Compounded attacks combine multiple adversarial attack techniques to increase the effectiveness and stealthiness of the attack. By leveraging a combination of white-box, targeted, and other attack strategies, compounded adversarial attacks pose a significant threat to the robustness and security of machine learning models. The use of compounded attacks requires sophisticated techniques and tools, such as those provided by torchattacks, to evaluate and defend against adversarial threats effectively.
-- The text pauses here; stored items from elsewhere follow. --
def conv_primal(x_ptr_t, x_off, x_b, x_c, x_px, weight, taps, bias, y, y_b, y_c, y_px, B, cin, cout, H, W,
                imode=F_NONE, mask=None, f_c=0, f_px=0, omode=O_NONE, sw=None, sb=None, g=None, res=None):
    lib = _lib.load()
    a = ConvPrimalArgs()
    a.x = C.c_void_p(x_ptr_t.data_ptr() + 4 * int(x_off)); a.x_b, a.x_c, a.x_px = int(x_b), int(x_c), int(x_px)
    a.f = _p(mask); a.f_c, a.f_px = int(f_c), int(f_px); a.imode = imode
    a.w = _p(PACKS.get(weight, taps)); a.bias = _p(bias); a.sw = _p(sw); a.sb = _p(sb)
    a.y = _p(y); a.y_b, a.y_c, a.y_px = int(y_b), int(y_c), int(y_px)
    a.g = _p(g)
    a.r = _p(res); a.r_b, a.r_c, a.r_px = int(y_b), int(y_c), int(y_px)
    a.omode = omode
    a.B, a.cin, a.cout, a.H, a.W, a.taps = int(B), int(cin), int(cout), int(H), int(W), int(taps)
    _lib.check(lib.cmf_conv_primal(C.byref(a), _stream()), "cmf_conv_primal")


def conv_tangent(x_t, x_off, x_np, x_ci, x_px, weight, taps, y_t, y_np, y_co, y_px, np_, cin, cout, H, W, nc,
                 fmode=F_NONE, f=None, f_np=0, f_ci=0, f_px=0, res_t=None, transpose=False, bias=None, f_group=1,
                 x_sl=16, y_sl=16, precision=None, y_off=0, res_off=0, fo=None, fo_np=0, fo_co=0, fo_px=0, fomode=F_NONE,
                 mask_out=None, mask_np=0, amax_in=None, amax_out=None, item_channels=0, live=0, res_np=None, ymask=None):
    lib = _lib.load()
    a = ConvTangentArgs()
    a.x = C.c_void_p(x_t.data_ptr() + 4 * int(x_off)); a.x_np, a.x_ci, a.x_px = int(x_np), int(x_ci), int(x_px)
    a.f = _p(f); a.f_np, a.f_ci, a.f_px = int(f_np), int(f_ci), int(f_px); a.fmode = fmode
    obits = isinstance(fo, BitMask)
    inplace = res_t is not None and res_t.data_ptr() == y_t.data_ptr() and int(res_off) == int(y_off)
    precision = precision or cfg().tangent
    split = (precision == "bf16x3" and _shape_ok_bf16x3(taps, cin, W, transpose, H, cout)
             and not (bias is not None and cout > 64)
             and ((fmode != F_NONE and fo is None) or
                  (fmode == F_NONE and (fo is None or (obits and (res_t is None or inplace) and cout % 64 == 0)))))
    pbwd = fmode == F_NONE and fo is not None and not obits and fomode == F_SELF_RELU
    f16 = (precision == "f16x3" and cout % 64 == 0 and _shape_ok_bf16x3(taps, cin, W, transpose, H, cout)
           and not (bias is not None and cout > 64)
           and ((fmode == F_SELF_RELU and fo is None and not transpose) or (pbwd and bias is None and mask_out is None)))
    assert not obits or split, "bit-mask output factors are applied by the split-precision kernel only"
    if obits:
        fo, fo_np, fo_co, fo_px, fomode = fo.data, fo.np_bytes, 0, 0, F_RELU_BITS
    a.w = _p(PACKS.get(weight, taps, transpose, bf16x3="f16x3" if f16 else split))
    a.y = C.c_void_p(y_t.data_ptr() + 4 * int(y_off)); a.y_np, a.y_co, a.y_px = int(y_np), int(y_co), int(y_px)
    a.r = None if res_t is None else C.c_void_p(res_t.data_ptr() + 4 * int(res_off))
    a.r_np, a.r_co, a.r_px = int(y_np if res_np is None else res_np), int(y_co), int(y_px)
    a.fo = _p(fo); a.fo_np, a.fo_co, a.fo_px, a.fomode = int(fo_np), int(fo_co), int(fo_px), int(fomode)
    a.mask_out = _p(mask_out); a.mask_np = int(mask_np)
    assert not (fmode == F_RELU_BITS and not split), "bit-mask factors are read by the split-precision kernel only"
    assert not (mask_out is not None and split), "sign bits are written by the fp32 and the fp16-split kernels only"
    a.amax_in, a.amax_out = (_p(amax_in), _p(amax_out)) if f16 else (None, None)
    a.live = int(live)
    assert not live or split, "checkerboard output is the split-precision kernel's"
    assert ymask is None or split, "the store filter is the split-precision kernel's"
    if ymask is not None:
        a.ymask, a.ymask_np = _p(ymask.data), int(ymask.np_bytes)
    a.np, a.cin, a.cout, a.H, a.W, a.nc, a.taps = int(np_), int(cin), int(cout), int(H), int(W), int(nc), int(taps)
    a.bias = _p(bias); a.f_group = int(f_group)
    a.x_sl, a.y_sl, a.r_sl = int(x_sl), int(y_sl), int(y_sl)
    fn, what = ((lib.cmf_conv_tangent_f16x3, "cmf_conv_tangent_f16x3") if f16 else
                (lib.cmf_conv_tangent_bf16x3, "cmf_conv_tangent_bf16x3") if split else (lib.cmf_conv_tangent, "cmf_conv_tangent"))
    launch = lambda: _lib.check(fn(C.byref(a), _stream()), what)
    if f16 and item_channels:
        launch = lambda: _lib.check(lib.cmf_conv_tangent_f16x3_item(C.byref(a), int(item_channels), _stream()), "cmf_conv_tangent_f16x3_item")
    if fmode == F_SELF_RELU and not f16 and _lib.tracing():
        run = launch

        def launch():
            with _lib.role("primal"):
                run()
    TIMER = _timer()
    if TIMER is None:
        return launch()
    px_in = float(H) * W * nc * np_
    px = px_in * (0.5 if live else 1.0)
    TIMER.wrap(f"conv_tangent_t{taps}_ci{cin}_co{cout}" + ("_primal" if fmode == F_SELF_RELU else "_primal_bwd" if pbwd else "_live" if live else ""),
               2.0 * cin * cout * taps * px,
               4.0 * (px_in * cin + px * (cout + (cout if res_t is not None else 0))), launch)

The incorporation of white-box, targeted, and compounded (WTC) adversarial attacks using torchattacks enables comprehensive evaluation of model robustness and enhances the understanding of adversarial vulnerabilities in deep neural networks.

HNN: Quantum Layer

Utilizing pytket, the quantum layer encodes classical inputs into a quantum circuit and retrieves output probabilities.

HNN: TensorFlow Model

Initially, a convolutional neural network (CNN) architecture is constructed using TensorFlow, with a quantum layer inserted before the final dense layer.

HNN: PyTorch Model

To facilitate adversarial attacks using torchattacks, the TensorFlow model is converted to a PyTorch model, maintaining the same architecture.

HNN: Adversarial Attacks

Adversarial attacks, including Fast Gradient Sign Method (FGSM), Projected Gradient Descent (PGD), and DeepFool, are applied using torchattacks. These attacks aim to perturb input images to mislead model predictions.

HNN: Attack Types

  • FGSM: Fast Gradient Sign Method with reduced epsilon for minimized perturbation.
  • PGD: Projected Gradient Descent with optimized parameters for improved robustness.
  • DeepFool: Iterative attack with tailored parameters to generate adversarial samples.

HNN Results

The models are evaluated pre- and post-adversarial attacks to analyze the impact on accuracy and loss metrics.

Pre-attack Results

Post Attack Results

Determining Adversarial Attack Effectiveness

To gauge the effectiveness of a white-box, targeted, compounded adversarial attack on the HNN, focus on the accuracy and loss metrics before and after the attack:

Pre-attack Analysis:

Begin by assessing the model's accuracy and loss on a clean test dataset. Conducting the Attack: Utilize white-box techniques to carry out a targeted, compounded adversarial attack.

Post-Attack Analysis:

Reevaluate the model's accuracy and loss metrics, considering both clean and attacked samples. Compare the accuracy and loss values before and after the attack: A successful attack often manifests as a notable decline in accuracy on attacked samples compared to clean ones. Loss values typically escalate post-attack, indicating increased uncertainty or erroneous predictions on attacked inputs.

Assessment Summary:

By focusing on the shifts in accuracy and loss metrics pre and post a white-box, targeted, compounded adversarial attack, you can effectively determine the impact of the attack on the model's performance.

Disclaimer

This repository is intended for educational and research purposes.

License

Copyright 2024 Eric Yocam

Licensed under the Apache License, Version 2.0 (the "License"); you may not use this file except in compliance with the License. You may obtain a copy of the License at

http://www.apache.org/licenses/LICENSE-2.0

Unless required by applicable law or agreed to in writing, software distributed under the License is distributed on an "AS IS" BASIS, WITHOUT WARRANTIES OR CONDITIONS OF ANY KIND, either express or implied. See the License for the specific language governing permissions and limitations under the License.